EXERCISE REQUIREMENTS - Say how many lines of the entries below include "static", giving nothing but that number.

• • • • • • •

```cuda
static thread_local std::string g_last_error;
static int fail(int code, const std::string& msg) {
    g_last_error = msg;
    return code;
}
#define CU(call)                                                                                              \
// ... 713 lines not shown
        ws.free_rows = window_rows(w[i]);
        ws.n_chunks = d.n_chunks; ws.n_groups = d.n_groups; ws.n_lm = w[i].n_lm;
        d.nr_cap = nr_cap_of(ws.rows);
        d.plane_reg_weight = w[i].plane_reg_weight; d.plane_dist_fixed = w[i].plane_dist_fixed;
        d.s_off = soff;
        soff += (long long)d.nr_cap * d.nr_cap;
        kf += w[i].n_kf; cam += w[i].n_cam; lm += w[i].n_lm; obs += w[i].n_obs; chunks += d.n_chunks; gp += w[i].n_gp;
        bd.max_obs = std::max(bd.max_obs, w[i].n_obs); bd.max_lm = std::max(bd.max_lm, w[i].n_lm);
        bd.max_kf = std::max(bd.max_kf, w[i].n_kf); bd.max_gp = std::max(bd.max_gp, w[i].n_gp);
    }
    b->lc.knobs = read_knobs();
    b->lc.plan = make_plan(shapes.data(), n_windows, h->sm_count, b->lc.knobs, purpose);
    apply_plan(b);
    const int nr_cap_max = b->lc.plan.nr_cap_max;
    if (obs > 2000000000LL) { b->release(); delete b; return fail(KBA_ERR_CAPACITY, "batch exceeds 2^31 observations"); }
    if (nr_cap_max > kMaxReducedRows) {
        b->release();
        delete b;
        return fail(KBA_ERR_CAPACITY, "reduced system larger than 640 rows (106 keyframes, or 63 with ground-plane blocks)");
    }
    bd.tot_kf = kf; bd.tot_cam = cam; bd.tot_lm = lm; bd.tot_obs = obs; bd.tot_chunks = (int)chunks; bd.tot_gp = gp;
    bd.tot_groups = (int)groups;
    b->lc.sm_count = h->sm_count;
    bd.cost_parts = std::max((bd.max_obs + 255) / 256, (bd.max_obs / 16 + bd.max_lm / 32 + 4 + 7) / 8);
    bd.bs_parts = (bd.max_lm + 15) / 16;
    const bool hp = !b->lc.plan.device_pack;
    int bad = 0;
    bad |= b->desc.alloc(n_windows, true);
    bad |= b->pose0.alloc(7 * kf, true); bad |= b->plane0.alloc(4 * kf, true); bad |= b->kf_fixed.alloc(kf, true);
    bad |= b->cam.alloc(kCamStride * cam, true);
    bad |= b->lm0.alloc(3 * lm, hp); bad |= b->lm_weight.alloc(lm, hp); bad |= b->lm_ptr.alloc(lm + n_windows, hp);
    bad |= b->obs_kf.alloc(obs, hp); bad |= b->obs_cam.alloc(obs, hp); bad |= b->obs_lm.alloc(obs, hp);
    bad |= b->obs_u.alloc(obs, hp); bad |= b->obs_v.alloc(obs, hp); bad |= b->obs_d.alloc(obs, hp);
    bad |= b->kf_ptr.alloc(kf + n_windows, hp); bad |= b->pm_lm.alloc(obs, hp); bad |= b->pm_cam.alloc(obs, hp);
    bad |= b->pm_u.alloc(obs, hp); bad |= b->pm_v.alloc(obs, hp); bad |= b->pm_d.alloc(obs, hp);
    bad |= b->chunk_lm0.alloc(chunks, hp); bad |= b->chunk_lm1.alloc(chunks, hp);
    bad |= b->chunk_k0.alloc(chunks, hp); bad |= b->chunk_k1.alloc(chunks, hp);
    bad |= b->lm_orig.alloc(lm, hp); bad |= b->obs_rank.alloc(obs, hp);
    if (hp) bad |= b->obs_orig.alloc(obs, true);
    bad |= b->grp_k0.alloc(groups, hp); bad |= b->grp_k1.alloc(groups, hp);
    if (b->lc.plan.device_pack) {
        bad |= b->r_lm_ptr.alloc(lm + n_windows, true); bad |= b->r_obs_kf.alloc(obs, true); bad |= b->r_obs_cam.alloc(obs, true);
        bad |= b->r_obs_u.alloc(obs, true); bad |= b->r_obs_v.alloc(obs, true); bad |= b->r_obs_d.alloc(obs, true);
        bad |= b->r_lm_pos.alloc(3 * lm, true); bad |= b->r_lm_weight.alloc(lm, true); bad |= b->r_gp_lm.alloc(gp, true);
        bad |= b->lm_user.alloc(3 * lm, true); bad |= b->rej_user.alloc(lm, true);
        bad |= b->dev_alloc(&b->raw.lm_inv, lm);
    }
    bad |= b->dev_alloc(&bd.grp_t0, groups); bad |= b->dev_alloc(&bd.grp_t1, groups); bad |= b->dev_alloc(&bd.grp_rs, groups);
    bad |= b->dev_alloc(&bd.grp_tiles, groups);
    bad |= b->dev_alloc(&bd.lin_tile, (size_t)(obs / 16) + (size_t)(lm / 32) + 4 * (size_t)n_windows + 4);
#ifdef KBA_PROF
    bad |= b->dev_alloc(&bd.prof, 16);
    if (!bad) cudaMemset(bd.prof, 0, 16 * sizeof(unsigned long long));
#endif
    bad |= b->dev_alloc(&bd.rt[0], (size_t)kPoseStride * kf); bad |= b->dev_alloc(&bd.rt[1], (size_t)kPoseStride * kf);
    {
        bd.panel_cap = 0;
        bd.vpanel = nullptr;
        bad |= b->dev_alloc(&bd.chunk_poff, chunks); bad |= b->dev_alloc(&bd.chunk_rs, chunks);
    }
    bad |= b->dev_alloc(&bd.chunk_t0, chunks); bad |= b->dev_alloc(&bd.chunk_t1, chunks); bad |= b->dev_alloc(&bd.obs_row, obs);
    bad |= b->state.alloc(n_windows, true); bad |= b->log.alloc((size_t)n_windows * kIterLogCap, true);
    for (int q = 0; q < 2; ++q) { bad |= b->pose_out[q].alloc(7 * kf, true); bad |= b->lm_out[q].alloc(3 * lm, hp); }
    bad |= b->lm_active.alloc(lm, hp); bad |= b->n_active.alloc(1, true); bad |= b->jac_obs.alloc(1, true);
    bad |= b->plane_out[0].alloc(4 * kf, true); bad |= b->plane_out[1].alloc(4 * kf, true);
    bad |= b->gp_lm.alloc(gp, hp); bad |= b->gp_kf.alloc(gp, true); bad |= b->gp_weight.alloc(gp, true); bad |= b->gp_of_lm.alloc(lm, hp); bad |= b->gp_shared.alloc(gp, hp);
    bad |= b->dev_alloc(&bd.gp_lin, 14 * gp); bad |= b->dev_alloc(&bd.vgp, 30 * gp);
    bad |= b->dev_alloc(&bd.gp_kfb, gp ? 65 * (size_t)kf : 0);
    bad |= b->dev_alloc(&bd.gp_cost_x, n_windows); bad |= b->dev_alloc(&bd.gp_cost_c, n_windows);
    bad |= b->dev_alloc(&bd.off_pose, kf); bad |= b->dev_alloc(&bd.off_dir, kf); bad |= b->dev_alloc(&bd.off_dist, kf);
    bad |= b->dev_alloc(&bd.bkf, 27 * kf);
    bad |= b->dev_alloc(&bd.scale_f, (size_t)n_windows * nr_cap_max); bad |= b->dev_alloc(&bd.lambda_f, (size_t)n_windows * nr_cap_max);
    bad |= b->dev_alloc(&bd.grad_f, (size_t)n_windows * nr_cap_max); bad |= b->dev_alloc(&bd.delta_f, (size_t)n_windows * nr_cap_max);
    bad |= b->dev_alloc(&bd.lm_scale, 3 * lm); bad |= b->dev_alloc(&bd.lm_linv, 6 * lm); bad |= b->dev_alloc(&bd.lm_z, 3 * lm);
    bad |= b->dev_alloc(&bd.lm_g, 3 * lm); bad |= b->dev_alloc(&bd.lm_lambda, 3 * lm); bad |= b->dev_alloc(&bd.trim_val, 3 * lm);
    bad |= b->dev_alloc(&bd.trim_reject, lm);
    bad |= b->dev_alloc(&bd.res, 3 * obs); bad |= b->dev_alloc(&bd.jp, 18 * obs);
    if (!bd.fused) bad |= b->dev_alloc(&bd.jl, 9 * obs);
    else { bad |= b->dev_alloc(&bd.vobs, 18 * obs); bad |= b->dev_alloc(&bd.lm_run, lm); }
    bad |= b->dev_alloc(&bd.cost_part_x, (size_t)n_windows * bd.cost_parts); bad |= b->dev_alloc(&bd.cost_part_c, (size_t)n_windows * bd.cost_parts);
    bad |= b->dev_alloc(&bd.bs_part, (size_t)n_windows * bd.bs_parts * 4);
    bad |= b->dev_alloc(&bd.sred, (size_t)soff * bd.p_split); bad |= b->dev_alloc(&bd.amat, (size_t)soff);
    bad |= b->dev_alloc(&bd.chol_w, (size_t)n_windows * 32 * 32); bad |= b->dev_alloc(&bd.chol_invd, (size_t)n_windows * nr_cap_max);
    if (bad) {
        const std::string msg = std::string("device/pinned allocation failed: ") + cudaGetErrorString(cudaGetLastError());
        b->release(); delete b;
        return fail(KBA_ERR_CUDA, msg);
    }
    bd.desc = b->desc.d; bd.state = b->state.d; bd.log = b->log.d;
    bd.pose0 = b->pose0.d; bd.plane0 = b->plane0.d; bd.pose[0] = b->pose_out[0].d; bd.pose[1] = b->pose_out[1].d;
    bd.kf_fixed = b->kf_fixed.d; bd.cam = b->cam.d;
    bd.lm0 = b->lm0.d; bd.lm[0] = b->lm_out[0].d; bd.lm[1] = b->lm_out[1].d; bd.lm_weight = b->lm_weight.d;
    bd.lm_active = b->lm_active.d; bd.lm_ptr = b->lm_ptr.d;
    bd.obs_kf = b->obs_kf.d; bd.obs_cam = b->obs_cam.d; bd.obs_lm = b->obs_lm.d;
// ... 2106 lines not shown
```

• • • • • • •

YOUR RESPONSE - 2